### TO DO
Scan the records below. List lines holding "void".

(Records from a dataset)
————
__global__ void __launch_bounds__(256) frontend_kernel(const __grid_constant__ FrontendParams p) {
  pdl_launch_dependents();
  pdl_wait();
  extern __shared__ __align__(16) unsigned char smem_raw[];
  const int N = p.N, WL = p.WL, F = p.F;
  const int G = p.G;
  const int NG = 256 / G;
  const int span = (p.fpb - 1) * p.hop + WL;

  double2* tw = reinterpret_cast<double2*>(smem_raw);
  double2* bufA = tw + N;
  double2* bufB = bufA + (size_t)NG * N;
  float* stage = reinterpret_cast<float*>(bufB + (size_t)NG * N);
  float* win = stage + ((span + 3) & ~3);
  float* means = win + ((WL + 3) & ~3);
  float* red = means + NG * 2;

  const int tid = threadIdx.x;
  const int b = blockIdx.y;
  const int f0 = blockIdx.x * p.fpb;
  const int g = tid / G;
  const int t = tid - g * G;
  float vmax = -INFINITY;
  const float* wv = p.wave + (size_t)b * p.L;

  const int q0 = f0 * p.hop;
  for (int i = tid; i < span; i += 256) {
    int s = q0 + i;
    if (p.kind == 1) {
      const int Lp = p.L + 2 * p.pad;
      if (p.frame != VP_FRAME_STFT_NOCENTER) s -= N / 2;
      if (p.frame == VP_FRAME_DEFAULT) {
        if (s < 0) s = -s;
        if (s >= Lp) s = 2 * (Lp - 1) - s;
      } else if (p.frame == VP_FRAME_STFT_REPLICATE) {
        s = min(max(s, 0), Lp - 1);
      } else if (p.frame == VP_FRAME_STFT_CIRCULAR) {
        if (s < 0) s += Lp;
        if (s >= Lp) s -= Lp;
      }
      s -= p.pad;
    } else if (p.frame == VP_FRAME_KALDI_REFLECT) {
      s -= p.pad;
      if (s < 0) s = -1 - s;
      if (s >= p.L) s = 2 * p.L - 1 - s;
    }
    stage[i] = (s >= 0 && s < p.L) ? __ldg(wv + s) : 0.f;
  }
  for (int i = tid; i < WL; i += 256) win[i] = __ldg(p.window + i);
  for (int i = tid; i < N; i += 256) tw[i] = __ldg(p.twiddle + i);
  __syncthreads();

  const int npairs = p.fpb / 2;
  double2* src0 = bufA + (size_t)g * N;
  double2* dst0 = bufB + (size_t)g * N;
  for (int pair = g; pair < npairs; pair += NG) {
    const int fa = f0 + pair * 2;
    const int oa = (fa - f0) * p.hop;
    const bool va = fa < p.T, vb = fa + 1 < p.T;
    if (!va) break;

    float ma = 0.f, mb = 0.f;
    if (p.kind == 0 && p.remove_dc) {
      const int w = t >> 5, lane = t & 31;
      if (G >= 64) {
        if (w < 2) {
          const int o = oa + w * p.hop;
          float s = 0.f;
          if (w == 0 || vb)
            for (int j = lane; j < WL; j += 32) s += stage[o + j];
          s = warp_sum(s);
          if (lane == 0) means[g * 2 + w] = s / (float)WL;
        }
      } else {
        for (int w2 = 0; w2 < 2; ++w2) {
          const int o = oa + w2 * p.hop;
          float s = 0.f;
          if (w2 == 0 || vb)
            for (int j = lane; j < WL; j += 32) s += stage[o + j];
          s = warp_sum(s);
          if (lane == 0) means[g * 2 + w2] = s / (float)WL;
        }
      }
      group_sync(g, G);
      ma = means[g * 2];
      mb = means[g * 2 + 1];
    }
    for (int j = t; j < N; j += G) {
      float ya = 0.f, yb = 0.f;
      if (j < WL) {
        const int jp = j > 0 ? j - 1 : 0;
        const float wj = win[j];
        {
          float x = stage[oa + j];
          if (p.kind == 0) {
            x = __fsub_rn(x, ma);
            if (p.preemph != 0.f) x = __fsub_rn(x, __fmul_rn(p.preemph, __fsub_rn(stage[oa + jp], ma)));
          }
          ya = __fmul_rn(x, wj);
        }
        if (vb) {
          float x = stage[oa + p.hop + j];
          if (p.kind == 0) {
            x = __fsub_rn(x, mb);
            if (p.preemph != 0.f) x = __fsub_rn(x, __fmul_rn(p.preemph, __fsub_rn(stage[oa + p.hop + jp], mb)));
          }
          yb = __fmul_rn(x, wj);
        }
      }
      src0[j] = make_double2((double)ya, (double)yb);
    }
    group_sync(g, G);

    double2* src = src0;
    double2* dst = dst0;
    int Ns = 1;
    for (int ps = 0; ps < p.n_pass; ++ps) {
      const int R = p.radix[ps];
      const int q = N / R;
      const int step = q / Ns;
      const bool pow2 = (Ns & (Ns - 1)) == 0;
      for (int j = t; j < q; j += G) {
        const int kk = pow2 ? (j & (Ns - 1)) : (j % Ns);
        const int base = (j - kk) * R + kk;
        if (R == 8) {
          cd v[8];
#pragma unroll
          for (int r = 0; r < 8; ++r) {
            v[r] = ld2(src + j + r * q);
            if (r > 0 && Ns > 1) v[r] = cmul(v[r], ld2(tw + r * kk * step));
          }
          const cd a0 = cadd(v[0], v[4]), a1 = csub(v[0], v[4]), a2 = cadd(v[2], v[6]), a3 = cmi(csub(v[2], v[6]));
          const cd a4 = cadd(v[1], v[5]), a5 = csub(v[1], v[5]), a6 = cadd(v[3], v[7]), a7 = cmi(csub(v[3], v[7]));
          const cd b0 = cadd(a0, a2), b2 = csub(a0, a2), b1 = cadd(a1, a3), b3 = csub(a1, a3);
          const cd b4 = cadd(a4, a6), b6 = cmi(csub(a4, a6));
          const double h = 0.70710678118654752440;
          const cd s5 = cadd(a5, a7), d5 = csub(a5, a7);
          const cd b5 = {h * (s5.x + s5.y), h * (s5.y - s5.x)};
          const cd b7 = {h * (d5.y - d5.x), -h * (d5.x + d5.y)};
          st2(dst + base, cadd(b0, b4));          st2(dst + base + Ns, cadd(b1, b5));
          st2(dst + base + 2 * Ns, cadd(b2, b6)); st2(dst + base + 3 * Ns, cadd(b3, b7));
          st2(dst + base + 4 * Ns, csub(b0, b4)); st2(dst + base + 5 * Ns, csub(b1, b5));
          st2(dst + base + 6 * Ns, csub(b2, b6)); st2(dst + base + 7 * Ns, csub(b3, b7));
        } else if (R == 4) {
          cd v0 = ld2(src + j), v1 = ld2(src + j + q), v2 = ld2(src + j + 2 * q), v3 = ld2(src + j + 3 * q);
          if (Ns > 1) {
            v1 = cmul(v1, ld2(tw + kk * step));
            v2 = cmul(v2, ld2(tw + 2 * kk * step));
            v3 = cmul(v3, ld2(tw + 3 * kk * step));
          }
          const cd a0 = cadd(v0, v2), a1 = csub(v0, v2), a2 = cadd(v1, v3), a3 = cmi(csub(v1, v3));
          st2(dst + base, cadd(a0, a2));          st2(dst + base + Ns, cadd(a1, a3));
          st2(dst + base + 2 * Ns, csub(a0, a2)); st2(dst + base + 3 * Ns, csub(a1, a3));
        } else if (R == 2) {
          const cd v0 = ld2(src + j);
          cd v1 = ld2(src + j + q);
          if (Ns > 1) v1 = cmul(v1, ld2(tw + kk * step));
          st2(dst + base, cadd(v0, v1));
          st2(dst + base + Ns, csub(v0, v1));
        } else {
          cd v[5];
#pragma unroll
          for (int r = 0; r < 5; ++r)
            if (r < R) {
              v[r] = ld2(src + j + r * q);
              if (r > 0 && Ns > 1) v[r] = cmul(v[r], ld2(tw + r * kk * step));
            }
#pragma unroll
          for (int m = 0; m < 5; ++m)
            if (m < R) {
              cd acc = v[0];
#pragma unroll
              for (int r = 1; r < 5; ++r)
                if (r < R) acc = cadd(acc, cmul(v[r], ld2(tw + ((r * m) % R) * q)));
              st2(dst + base + m * Ns, acc);
            }
        }
      }
      group_sync(g, G);
      double2* tmp = src; src = dst; dst = tmp;
      Ns *= R;
    }

    const int NB = N / 2 + 1;
    double* P = reinterpret_cast<double*>(dst);
    for (int k = t; k < NB; k += G) {
      const cd z = ld2(src + k);
      const cd zn = ld2(src + (k == 0 ? 0 : N - k));
      const double ar = 0.5 * (z.x + zn.x), ai = 0.5 * (z.y - zn.y);
      const double br = 0.5 * (z.y + zn.y), bi = -0.5 * (z.x - zn.x);
      double pa = ar * ar + ai * ai, pb = br * br + bi * bi;
      if (p.power == 1) { pa = sqrt(pa); pb = sqrt(pb); }
      if (p.spec_mult != 1.0) { pa *= p.spec_mult; pb *= p.spec_mult; }
      P[k] = pa;
      P[NB + k] = pb;
    }
    group_sync(g, G);
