+        const bool kept_rows = own && (inner || (x0 + fx - EX < nx && srow < a.row_first + a.rows_compute));
+        const bool counted_rows = COUNT ? (kept_rows && srow >= a.count_first && srow < a.count_end) : kept_rows;
+        bool kept = kept_rows, counted = counted_rows;
+        if constexpr (XR && COUNT) {
+          const int gxo = x0 + fx - EX;
+          kept = kept_rows && gxo >= a.keep_x0 && gxo < a.keep_x1;
+          counted = counted_rows && kept && gxo >= a.cx0 && gxo < a.cx1;
+        }
+        bool accel_row_here = false;
+        if (tile_accel) accel_row_here = on_accel_row(sr);
+        f2 out[9];
+        const double term = relax(p, mbits, accel_row_here, counted ? mbits : 3u, out);
+  #pragma unroll
+        for (int k = 1; k < 9; ++k) store_pair<W>(lds + k * kCells, k, fy * W, fx, out[k]);
+        fl = mbits | (kept ? 4u : 0u) | (accel_row_here ? 8u : 0u) | 16u | ((COUNT && counted) ? 32u : 0u);
+        if (own) {
+          acc[0] = term;
+          own0 = out[0];
+        } else {
+          store_pair<W>(lds, 0, fy * W, fx, out[0]);
+        }
+      }
+      if (own) ofl = fl;
+      else pair_flags[(fy * W + fx) >> 1] = static_cast<uint8_t>(fl);
+    }
+    LBM_MSTAMP(1);
+    __syncthreads();
+    LBM_MSTAMP(2);
+    auto in_lds_substep = [&](auto jc) __attribute__((always_inline)) {
+      constexpr int j = decltype(jc)::value;
+      constexpr bool last = j == K;
+      constexpr int rd = (j - 2) * W, wr = (j - 1) * W;
+      auto read_pair = [&](const int fx, const int fy, f2 (&p)[9]) __attribute__((always_inline)) {
+        const int ci = fy * W + fx - rd, cs = fy * W + (fx >> 1) - rd;
+        p[2] = *reinterpret_cast<const f2*>(lds + 2 * kCells + ci - W);
+        p[4] = *reinterpret_cast<const f2*>(lds + 4 * kCells + ci + W);
+        p[1] = f2{lds[1 * kCells + cs - 1], lds[1 * kCells + cs + WH]};
+        p[5] = f2{lds[5 * kCells + cs - W - 1], lds[5 * kCells + cs - W + WH]};
+        p[8] = f2{lds[8 * kCells + cs + W - 1], lds[8 * kCells + cs + W + WH]};
+        p[3] = f2{lds[3 * kCells + cs], lds[3 * kCells + cs + WH + 1]};
+        p[6] = f2{lds[6 * kCells + cs - W], lds[6 * kCells + cs - W + WH + 1]};
+        p[7] = f2{lds[7 * kCells + cs + W], lds[7 * kCells + cs + W + WH + 1]};
+      };
+      f2 p[9], outs[9];
+      read_pair(ofx, ofy, p);
+      p[0] = own0;
+      const uint32_t mbits = ofl & 3u;
+      const bool counted = COUNT ? (ofl & 32u) != 0u : (ofl & 4u) != 0u;
+      acc[j - 1] = relax(p, mbits, (!last || a.accel_last) && (ofl & 8u), counted ? mbits : 3u, outs);
+      own0 = outs[0];
+      if constexpr (!last) {
+        f2 q[9];
+        int rfx = 0, rfy = 0;
+        uint32_t rfl = 0;
+        const bool ring = tid < G::ring_pairs(j);
+        if (ring) {
+          ring_pos(jc, tid, rfx, rfy);
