# ArmingLou/seed-vc

Measured on AMD Instinct MI355X. Metric: mel_frames_per_sec, higher is better.
Workload: dtype f16; 1 GPU; seed-uvit-tat-xlsr-tiny CFM 25 steps cfg 0.7 + HiFT, batch 64 x (P=430,S=430) per GPU; batch_per_gpu=64, global_batch=64, prompt_frames=430, diffusion_steps=25, vocoder_precision=fp16p8, lanes_per_gpu=2, parallelism=utterance-sharded x1, audio gather on rank 0

## Files before the change

### seed-vc_amd/csrc/common.h

```cpp
#pragma once
#include <atomic>
#include <hip/hip_runtime.h>
#include <stdint.h>
#include <stdio.h>
#include <string>

namespace svc {

typedef _Float16 half_t;
typedef _Float16 half8 __attribute__((ext_vector_type(8)));
typedef _Float16 half4 __attribute__((ext_vector_type(4)));
typedef _Float16 half2v __attribute__((ext_vector_type(2)));
typedef float float4v __attribute__((ext_vector_type(4)));
typedef unsigned int u32x4 __attribute__((ext_vector_type(4)));

void set_error(const std::string& msg);
const char* get_error();

#define SVC_CHECK_HIP(expr)                                                                  \
    do {                                                                                     \
        hipError_t _e = (expr);                                                              \
        if (_e != hipSuccess) {                                                              \
            svc::set_error(std::string(#expr) + ": " + hipGetErrorString(_e) + " at " + __FILE__ + \
                           ":" + std::to_string(__LINE__));                                  \
            return 1;                                                                        \
        }                                                                                    \
    } while (0)

#define SVC_REQUIRE(cond, msg)                                                               \
    do {                                                                                     \
        if (!(cond)) {                                                                       \
            svc::set_error(std::string("requirement failed: ") + #cond + " -- " + (msg));    \
            return 1;                                                                        \
        }                                                                                    \
    } while (0)

__device__ __forceinline__ float sin_sq(float x) {
    const float n = rintf(x * 0.318309886183790672f);
    float r = fmaf(n, -3.140625f, x);
    r = fmaf(n, -9.67502593994140625e-4f, r);
    r = fmaf(n, -1.509957990978376e-7f, r);
    const float r2 = r * r;
    float p = fmaf(r2, 2.6348154733568663e-06f, -0.00019822761532850564f);
    p = fmaf(p, r2, 0.008333242498338223f);
    p = fmaf(p, r2, -0.1666666567325592f);
    const float sn = fmaf(p * r2, r, r);
    return sn * sn;
}

struct DeviceState {
    int device = -1;
    void* zero_page = nullptr;
    std::atomic<unsigned long long> kconv_attr{0};
    std::atomic<bool> fused_attr{false};
};
DeviceState* device_state();
int current_device();

enum { PROF_KGEMM_F16 = 0, PROF_KGEMM_F32 = 1, PROF_ATTN = 2, PROF_FUSED = 3, PROF_N = 4 };
bool prof_enabled();
void prof_begin(int cls, hipStream_t st);
void prof_end(int cls, double flops, double bytes, hipStream_t st, unsigned long long tag = 0);

template <int MAXA, int DPT>
__device__ __forceinline__ void wait_tiles(int ahead) {
    static_assert(MAXA * DPT <= 63, "vmcnt is a 6-bit counter");
    if constexpr (MAXA <= 0) {
        asm volatile("s_waitcnt vmcnt(0)" ::: "memory");
    } else {
        if (ahead >= MAXA) asm volatile("s_waitcnt vmcnt(%0)" ::"n"(MAXA * DPT) : "memory");
        else wait_tiles<MAXA - 1, DPT>(ahead);
    }
}

__device__ __forceinline__ float act_apply(float v, int act, float slope);
__device__ __forceinline__ uint4 pack8(const float* v) {
    half8 h;
#pragma unroll
    for (int j = 0; j < 8; ++j) h[j] = (half_t)v[j];
    return *reinterpret_cast<uint4*>(&h);
}

static inline int cdiv(long a, long b) { return (int)((a + b - 1) / b); }
static inline long round_up(long a, long b) { return (a + b - 1) / b * b; }

constexpr int KG_MAX_TAPS = 48;

enum { KG_PAD_ZERO = 0, KG_PAD_REFLECT = 1, KG_PAD_CLAMP = 2 };
enum { KG_ACT_NONE = 0, KG_ACT_SILU = 1, KG_ACT_ELU = 2, KG_ACT_LRELU = 3, KG_ACT_TANH = 4, KG_ACT_ABS = 5,
       KG_ACT_CLAMP = 6 , KG_ACT_SIGMOID = 7 };
enum {
    KG_EPI_STORE = 0,
    KG_EPI_SWIGLU = 1,
    KG_EPI_TANHSIG = 2,
    KG_EPI_QKV_ROPE = 3,
};

__device__ __forceinline__ float act_apply(float v, int act, float slope) {
    switch (act) {
        case KG_ACT_SILU: return v / (1.0f + __expf(-v));
        case KG_ACT_ELU: return v > 0.f ? v : (expm1f(v));
        case KG_ACT_LRELU: return v > 0.f ? v : v * slope;
        case KG_ACT_TANH: return tanhf(v);
        case KG_ACT_ABS: return fabsf(v);
        case KG_ACT_CLAMP: return fminf(fmaxf(v, -slope), slope);
        case KG_ACT_SIGMOID: return 1.0f / (1.0f + __expf(-v));
        default: return v;
// ... 44 lines not shown
    const void* w; long ldw;
    const float* bias;
    int B, Lin, Lout, N, cin_pad, k, dil, pad_left, nsub;
    int c_seq_rows, c_off;
    float* c32; long ldc32;
    half_t* c16; half_t* c16_lo; long ldc16;
    const float* post_a; const float* post_ib; int post_n;
    const float* res; long ldres;
    const float* res2; long ldres2;
    float out_scale;
    int act; float act_slope;
    const void* zero_page;
    int w8_exp;
    int c16_lo_fmt;
    const int* seq_len;
};
bool kconv_enabled();
int kconv_launch(const KConvParams& p, hipStream_t st);
__device__ __forceinline__ unsigned lo_pair_p8(float hi_as_float, float lo) {
    const float a = __builtin_amdgcn_fmed3f(hi_as_float, -448.f, 448.f), b = __builtin_amdgcn_fmed3f(lo * 2048.f, -448.f, 448.f);
    return (unsigned)__builtin_amdgcn_cvt_pk_fp8_f32(a, b, 0, false) & 0xffffu;
}
int kconv_pack_p8(const float* src, unsigned short* dst, int n0, int n1, int n2, long s0, long s1, long s2, long d0, long d1, long d2,
                  const float* scale, int* exp_out, hipStream_t st);
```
————
### RESPONSE TO THE EXERCISE
__global__ void __launch_bounds__(256) frontend_kernel(const __grid_constant__ FrontendParams p) {
void set_error(const std::string& msg);
    void* zero_page = nullptr;
void prof_begin(int cls, hipStream_t st);
void prof_end(int cls, double flops, double bytes, hipStream_t st, unsigned long long tag = 0);
__device__ __forceinline__ void wait_tiles(int ahead) {
    const void* w; long ldw;
    const void* zero_page;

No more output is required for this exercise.